I don't see where the muzzle could hurt. You can still teach the leave it command with the muzzle on. And you know your pup will be a lot safer from dangers. 

Sent from Petguide.com Free App


----------



## julie87 (Aug 19, 2012)

Gus, you can't train a dog to leave it when it can't pick anything up in the first place because its wearing a muzzle. 

Also leaving your dog unsupervised while wearing a muzzle is dangerous because some muzzles can choke a pup. For example if for whatever reason your dog needs to throw up and the mouth is shut what do you think will happen? So yes, muzzles CAN hurt. 

Just training and supervision is all this pup needs, oh and bitter apple spray 


Sent from Petguide.com Free App


----------



## GusGus (Oct 24, 2012)

julie87 said:


> Gus, you can't train a dog to leave it when it can't pick anything up in the first place because its wearing a muzzle.
> 
> Also leaving your dog unsupervised while wearing a muzzle is dangerous because some muzzles can choke a pup. For example if for whatever reason your dog needs to throw up and the mouth is shut what do you think will happen? So yes, muzzles CAN hurt.
> 
> ...


Maybe its just me, but I use "leave it" to have Gus ignore the item completely, and "drop it" when the item is already in his mouth. I think a muzzle would be a good way to teach the dog to leave something alone completely before its able to be picked up.

I didn't say the pup should be unsupervised with the muzzle on, considering the OP said the pup is always in their sights. Leaving anything on a dog while unsupervised is extremely dangerous. 

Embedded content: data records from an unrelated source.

+template <class Chunks>
+struct GroupBatchWalk {
+    typedef typename Chunks::Asked Asked;
+    Chunks& src;
+    typename Chunks::Chunk c;
+    uint64_t ch, stride, nchunks, nrec;
+    unsigned g, batch_cap, cap;
+    bool single, live, due, asked;
+
+    PSACX_BATCH_FN GroupBatchWalk(Chunks& src_, Asked& p, uint64_t first, uint64_t stride_, uint64_t nchunks_, uint64_t nrec_, unsigned batch_cap_, unsigned cap_,
+                                  bool single_)
+        : src(src_), c(), ch(first), stride(stride_), nchunks(nchunks_), nrec(nrec_), g(0), batch_cap(batch_cap_), cap(cap_), single(single_), live(false), due(false),
+          asked(false) {
+        if (ch < nchunks) { src.ask(ch, p); src.keep(p); enter(); }
+    }
+    PSACX_BATCH_FN void enter() {
+        c = src.take(ch);
+        live = c.valid(nrec);
+        g = 0;
+        due = stride < nchunks - ch;
+    }
+    PSACX_BATCH_FN void ask_ahead(Asked& p) {
+        if (due) { src.ask(ch + stride, p); due = false; asked = true; }
+    }
+    PSACX_BATCH_FN void arrived(const Asked& p) {
+        if (asked) { src.keep(p); asked = false; }
+    }
+    PSACX_BATCH_FN bool next(GroupBatch& b) {
+        if (ch >= nchunks) return false;
+        if (live && group_batch_next(c, ch, g, batch_cap, cap, single, b)) return true;
+        while (stride < nchunks - ch) {
+            if (due) { Asked p; src.ask(ch + stride, p); src.keep(p); }
+            ch += stride;
+            enter();
+            if (live && group_batch_next(c, ch, g, batch_cap, cap, single, b)) return true;
+        }
+        ch = nchunks;
+        return false;
+    }
+};
+
+struct GroupChunkHost {
+    uint64_t s[GROUP_CHUNK + 1];
+    uint64_t start(unsigned l) const { return s[l]; }
+    uint64_t end(unsigned l) const { return s[l + 1]; }
+    uint64_t ends_within(uint64_t a, uint64_t cap) const {
+        uint64_t m = 0;
+        for (unsigned l = 0; l < GROUP_CHUNK; ++l) m |= (uint64_t)(s[l + 1] - a <= cap) << l;
+        return m;
+    }
+    uint64_t nonempty() const {
+        uint64_t m = 0;
+        for (unsigned l = 0; l < GROUP_CHUNK; ++l) m |= (uint64_t)(s[l + 1] != s[l]) << l;
+        return m;
+    }
+    bool valid(uint64_t nrec) const {
+        bool good = true;
+        for (unsigned l = 0; l < GROUP_CHUNK; ++l) good = good && s[l + 1] >= s[l] && s[l + 1] <= nrec;
+        return good;
+    }
+};
+struct GroupChunksHost {
+    typedef GroupChunkHost Chunk;
+    typedef uint64_t Asked;
+    const uint64_t* starts;
+    uint64_t ngroups, nrec, kept;
+    void ask(uint64_t ch, Asked& p) { p = ch; }
+    void keep(const Asked& p) { kept = p; }
+    Chunk take(uint64_t ch) const {
+        Chunk c;
+        for (unsigned l = 0; l <= GROUP_CHUNK; ++l) c.s[l] = ch * GROUP_CHUNK + l < ngroups ? starts[ch * GROUP_CHUNK + l] : nrec;
+        if (kept != ch) c.s[0] = nrec + 1;
+        return c;
+    }
+};
+
+}
diff --git a/psac_amd/csrc/radix.hpp b/psac_amd/csrc/radix.hpp
--- a/psac_amd/csrc/radix.hpp
+++ b/psac_amd/csrc/radix.hpp
@@ -3,6 +3,7 @@
 #include "dev_common.hpp"
 #include "sort_scratch.hpp"
 #include "group_rank.hpp"
+#include "group_batches.hpp"
 #include "tie_bits.hpp"
 
 namespace psacx {
@@ -914,45 +915,78 @@
     default: set_lane_at<7>(v, value); break;
     }
 }
+template <bool UNIFORM>
+struct GroupChunkWave {
+    uint64_t s, snext;
+    __device__ __forceinline__ uint64_t start(unsigned l) const { const uint64_t v = shfl<uint64_t>(s, (int)l); return UNIFORM ? wave_uniform64(v) : v; }
+    __device__ __forceinline__ uint64_t end(unsigned l) const { const uint64_t v = shfl<uint64_t>(snext, (int)l); return UNIFORM ? wave_uniform64(v) : v; }
+    __device__ __forceinline__ uint64_t ends_within(uint64_t a, uint64_t cap) const { return __ballot(snext - a <= cap); }
+    __device__ __forceinline__ uint64_t nonempty() const { return __ballot(snext != s); }
+    __device__ __forceinline__ bool valid(uint64_t nrec) const { return !__ballot(snext < s || snext > nrec); }
+};
+struct GroupStartsAsked { uint64_t s, e; };
+template <bool UNIFORM>
+struct GroupChunksWave {
+    typedef GroupChunkWave<UNIFORM> Chunk;
+    typedef GroupStartsAsked Asked;
+    const unsigned long long* __restrict__ starts;
+    uint64_t ngroups, nrec;
+    unsigned lane;
+    uint64_t s, e;
+    __device__ __forceinline__ void ask(uint64_t ch, Asked& p) const {
+        const uint64_t g0 = ch * WAVE;
+        p.s = g0 + lane < ngroups ? (uint64_t)starts[g0 + lane] : nrec;
+        p.e = nrec;
+        if (lane == WAVE - 1) p.e = g0 + WAVE < ngroups ? (uint64_t)starts[g0 + WAVE] : nrec;
+    }
+    __device__ __forceinline__ void keep(const Asked& p) { s = p.s; e = p.e; }
+    __device__ __forceinline__ Chunk take(uint64_t) const {
+        Chunk c;
+        c.s = s;
+        c.snext = shfl<uint64_t>(s, (int)((lane + 1) & (WAVE - 1)));
+        if (lane == WAVE - 1) c.snext = e;
+        return c;
+    }
+};
 template <int BLOCK, bool RANK = true, bool BITS = false>
-__global__ __launch_bounds__(BLOCK, RANK ? 5 : 1) void group_sort16_kernel(uint64_t* __restrict__ recs, const unsigned long long* __restrict__ starts, uint64_t ngroups,
+__global__ __launch_bounds__(BLOCK, RANK ? 4 : 1) void group_sort16_kernel(uint64_t* __restrict__ recs, const unsigned long long* __restrict__ starts, uint64_t ngroups,
                                                              uint64_t nrec, int sfield, uint8_t* __restrict__ tie_bytes) {
     constexpr int NW = BLOCK / WAVE, ROWS = GROUP_CAP / WAVE;
     static_assert(ROWS == 8, "set_lane: the words of a batch in the lanes 0 .. 8");
+    static_assert(GROUP_CHUNK == (unsigned)WAVE, "a chunk of the walk is a group per lane");
     constexpr unsigned BATCH = RANK ? GROUP_RANK_BATCH : (unsigned)GROUP_CAP;
     static_assert(GROUP_RANK_BATCH == 6 * WAVE, "group_rank_rows is instantiated for one to six rows");
     __shared__ unsigned s_cnt[NW][RADIX];
     __shared__ uint64_t s_stage[NW][GROUP_CAP];
-    const unsigned wave = threadIdx.x / WAVE, lane = lane_id();
+    const unsigned wave = (unsigned)__builtin_amdgcn_readfirstlane((int)(threadIdx.x / WAVE)), lane = lane_id();
     unsigned* const cnt = s_cnt[wave];
     uint64_t* const stage = s_stage[wave];
     const uint64_t nchunks = (ngroups + WAVE - 1) / WAVE;
-    for (uint64_t ch = (uint64_t)blockIdx.x * NW + wave; ch < nchunks; ch += (uint64_t)gridDim.x * NW) {
-        const uint64_t g0 = ch * WAVE;
-        const uint64_t s = g0 + lane < ngroups ? (uint64_t)starts[g0 + lane] : nrec;
-        uint64_t snext = shfl<uint64_t>(s, (int)((lane + 1) & (WAVE - 1)));
-        if (lane == WAVE - 1) snext = g0 + WAVE < ngroups ? (uint64_t)starts[g0 + WAVE] : nrec;
-        if (__ballot(snext < s || snext > nrec)) continue;
-        unsigned g = 0;
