# auggiemarignier/pxmcmc

Hardware: AMD Instinct MI355X
Metric: MYULA samples/sec at L=256 synthesis (higher is better)
Workload: dtype f64

## Files before the change

### pxmcmc_amd/csrc/sht_gemm.hip

```cpp
#include "../../include/pxmcmc_amd.h"
#include "sht_core.h"

#include <type_traits>

#include <hip/hip_ext.h>

#include <cstdlib>
#include <map>
#include <mutex>

namespace pxm {

typedef double d4 __attribute__((ext_vector_type(4)));

constexpr int KC = 16;
#define PXM_GEMM_MFMA(ACC, A, B) ACC = __builtin_amdgcn_mfma_f64_16x16x4f64(A, B, ACC, 0, 0, 0);
#ifdef PXM_GEMM_TRACE
__device__ unsigned long long* g_gemm_trace = nullptr;
extern "C" int pxm_debug_set_gemm_trace(unsigned long long* buf) {
  return hipMemcpyToSymbol(HIP_SYMBOL(g_gemm_trace), &buf, sizeof(buf)) == hipSuccess ? 0 : -1;
}
#endif
__device__ __forceinline__ double stage_add(double a, double b, bool on) { return a + (on ? b : 0.0); }
__device__ __forceinline__ double2 stage_add(double2 a, double2 b, bool on) { return double2{a.x + (on ? b.x : 0.0), a.y + (on ? b.y : 0.0)}; }
__device__ __forceinline__ double stage_scale(double a, double sc) { return a * sc; }
__device__ __forceinline__ double2 stage_scale(double2 a, double sc) { return double2{a.x * sc, a.y * sc}; }
template <int CT, int NSLAB>
struct GemmGeom {
  static constexpr int NCT = CT * NSLAB;
  static constexpr int COLS = 16 * NCT;
  static constexpr int PITCH = COLS + (COLS == 16 ? 0 : 16);
};
template <int CT, int NSLAB, int NW, int RT, int NSET, bool TWO, bool SK, int PK = 0, bool POLE = false>
__device__ __forceinline__ void sht_gemm_body(const GemmTask* __restrict__ tasks, const int bid,
                                              const double* __restrict__ X, double* __restrict__ Y, int ncol, int col0,
                                              const GemmAffine& aff, double (*xs)[KC][GemmGeom<CT, NSLAB>::PITCH]) {
  constexpr int NCT = CT * NSLAB;
  constexpr bool HOIST = TWO;
  constexpr int COLS = GemmGeom<CT, NSLAB>::COLS;
  constexpr int PITCH = GemmGeom<CT, NSLAB>::PITCH;
  constexpr int NT = 64 * NW;
  constexpr int VW = (KC * COLS / 2 >= NT) ? 2 : 1;
  constexpr int NV = KC * COLS / VW;
  constexpr int IT = (NV + NT - 1) / NT;
  const GemmTask t = tasks[bid];
  const int tid = threadIdx.x, lane = tid & 63;
  if (t.n_rt == 0) return;
  const int xn = (PK || TWO) ? t.x_ncol : ncol, yn = (PK || TWO) ? t.y_ncol : ncol;
#ifdef PXM_GEMM_TRACE
  const unsigned long long trace_t0 = wall_clock64();
  unsigned long long trace_t1 = 0, trace_t2 = 0;
  long long trace_c[5] = {0, 0, 0, 0, 0};
#define PXM_GEMM_CSTAMP(K) if (ch == 8) trace_c[K] = clock64();
#else
#define PXM_GEMM_CSTAMP(K)
#endif
  const int wave = __builtin_amdgcn_readfirstlane(tid >> 6);
  const int kq = lane >> 4, cl = lane & 15;
  const int n_my = min(RT, max(0, t.n_rt - RT * wave));
  const int nch = (t.k_end - t.k_beg) / KC;

  const double* sp[IT];
  const double* sp2[IT];
  const double* skp[IT];
  int so[IT];
  bool sv[IT];
#pragma unroll
  for (int i = 0; i < IT; ++i) {
    const int q0 = tid + NT * i;
    const int q = q0 % NV;
    const int kr = (q / (COLS / VW)) % KC, col = VW * (q % (COLS / VW));
    const int slab = PK ? ((col / (PK ? PK : 1)) < tasks[bid].nslab ? col / (PK ? PK : 1) : 0) : col / (16 * CT);
    const int cin = PK ? col % (PK ? PK : 1) : col % (16 * CT);
    sv[i] = q0 < NV;
    const int64_t xo = tasks[bid].x_off[slab];
    sp[i] = X + xo + col0 + cin + (int64_t)(t.k_beg + kr) * xn;
    sp2[i] = sp[i];
    skp[i] = sp[i];
    if (TWO) {
      const int64_t x2o = tasks[bid].x2_off[slab];
      if (x2o) sp2[i] = sp[i] + (x2o - xo);
    }
    if (SK) {
      const int64_t ks = tasks[bid].ks_off[slab >> 1];
      if (ks) skp[i] = X + ks + t.k_beg + kr;
    }
    so[i] = kr * PITCH + col;
  }
  const bool two = TWO && t.x2_off[0] != 0;
  const bool has_sk = SK && t.ks_off[0] != 0;
  typedef typename std::conditional<VW == 2, double2, double>::type stage_t;
  stage_t st[NSET - 1][IT], st2[NSET - 1][IT];
  double ssc[NSET - 1][IT];
#define PXM_STAGE_LOAD(SET, CH)                                                                     \
  {                                                                                                 \
    const int cs = min((CH), nch - 1);                                                              \
    _Pragma("unroll") for (int i = 0; i < IT; ++i) {                                                \
      st[SET][i] = *reinterpret_cast<const stage_t*>(sp[i] + (int64_t)cs * KC * xn);                \
      if (TWO) st2[SET][i] = *reinterpret_cast<const stage_t*>(sp2[i] + (int64_t)cs * KC * xn);   \
      if (SK) ssc[SET][i] = skp[i][cs * KC];                                                        \
    }                                                                                               \
  }
#define PXM_STAGE_STORE(SET, BUF)                                                                   \
  _Pragma("unroll") for (int i = 0; i < IT; ++i) {                                                  \
    stage_t v = st[SET][i];                                                                         \
    if (TWO) v = stage_add(v, st2[SET][i], two);                                                    \
    if (SK) {                                                                                       \
      v = stage_scale(v, has_sk ? ssc[SET][i] : 1.0);                                               \
    }                                                                                               \
    if (sv[i]) *reinterpret_cast<stage_t*>(&xs[BUF][0][0] + so[i]) = v;                             \
  }

  const double2* tab[RT];
#pragma unroll
  for (int r = 0; r < RT; ++r)
    tab[r] = reinterpret_cast<const double2*>(X + t.tab_off + (int64_t)(n_my > r ? RT * wave + r : 0) * t.rt_stride) + lane;
  const bool v0 = n_my > 0;
  double2 A[NSET][RT][2];
#define PXM_TAB_LOAD(SET, CH)                                                 \
  {                                                                           \
    const int cc = min((CH), nch - 1);                                        \
    _Pragma("unroll") for (int r = 0; r < RT; ++r) {                          \
      A[SET][r][0] = tab[r][(int64_t)(2 * cc) * 64];                          \
      A[SET][r][1] = tab[r][(int64_t)(2 * cc + 1) * 64];                      \
    }                                                                         \
  }

  d4 acc[RT][NCT];
#pragma unroll
  for (int r = 0; r < RT; ++r)
#pragma unroll
    for (int c = 0; c < NCT; ++c) acc[r][c] = d4{0, 0, 0, 0};
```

Sent from Petguide.com Free App


----------



## julie87 (Aug 19, 2012)

I never trained my dog two different ways of leaving something alone weather it's in their mouth or they are just about to get it. I think it only confuses the dog... 

My dog knows "leave it" means don't pick it up and it also means drop it out of your mouth. 



Sent from Petguide.com Free App


----------



## gsdraven (Jul 8, 2009)

julie87 said:


> Gus, you can't train a dog to leave it when it can't pick anything up in the first place because its wearing a muzzle.
> 
> Also leaving your dog unsupervised while wearing a muzzle is dangerous because some muzzles can choke a pup. For example if for whatever reason your dog needs to throw up and the mouth is shut what do you think will happen? So yes, muzzles CAN hurt.
> 
> ...


You absolutely can train a dog to leave it with a muzzle on. Also, cloth muzzles that keep the mouth closed should not be used for more than 15-20 min at a time. For the type of thing the OP wants to use the muzzle for, they should be using a basket muzzle so the dog can pant.


----------



## Twyla (Sep 18, 2011)

GSD23 said:


> Hi everyone. I'm sure there are many other pup's that eat almost everything in their way. Rest assured, I'm constantly keeping watch on my pup. My problem is my neighbour uses snail and mice pellets which could obviously be fatal for my pup. I'm always watching closely at all times when she's outside her crate. She does have a tendency to attempt to snatch things and try to swallow them before I can stop her (she's never succeeded though). She's leashed when outside, and we do need to work on our "leave it" command, but that will take time. For an immediate solution would it be alright to get a muzzle to stop her for the time being when outside?
> 
> Thanks!


Is there a fence between you and the neighbor? If there is, you can begin with politely asking he not spread the poison in your yard, and while you don't want to make an enemy of the neighbor, you may have to increase it to taking legal steps. As a side note: some of the mice and rat poisons are using a new ingredient that is difficult to detect in dogs, making it difficult to save them after ingestion.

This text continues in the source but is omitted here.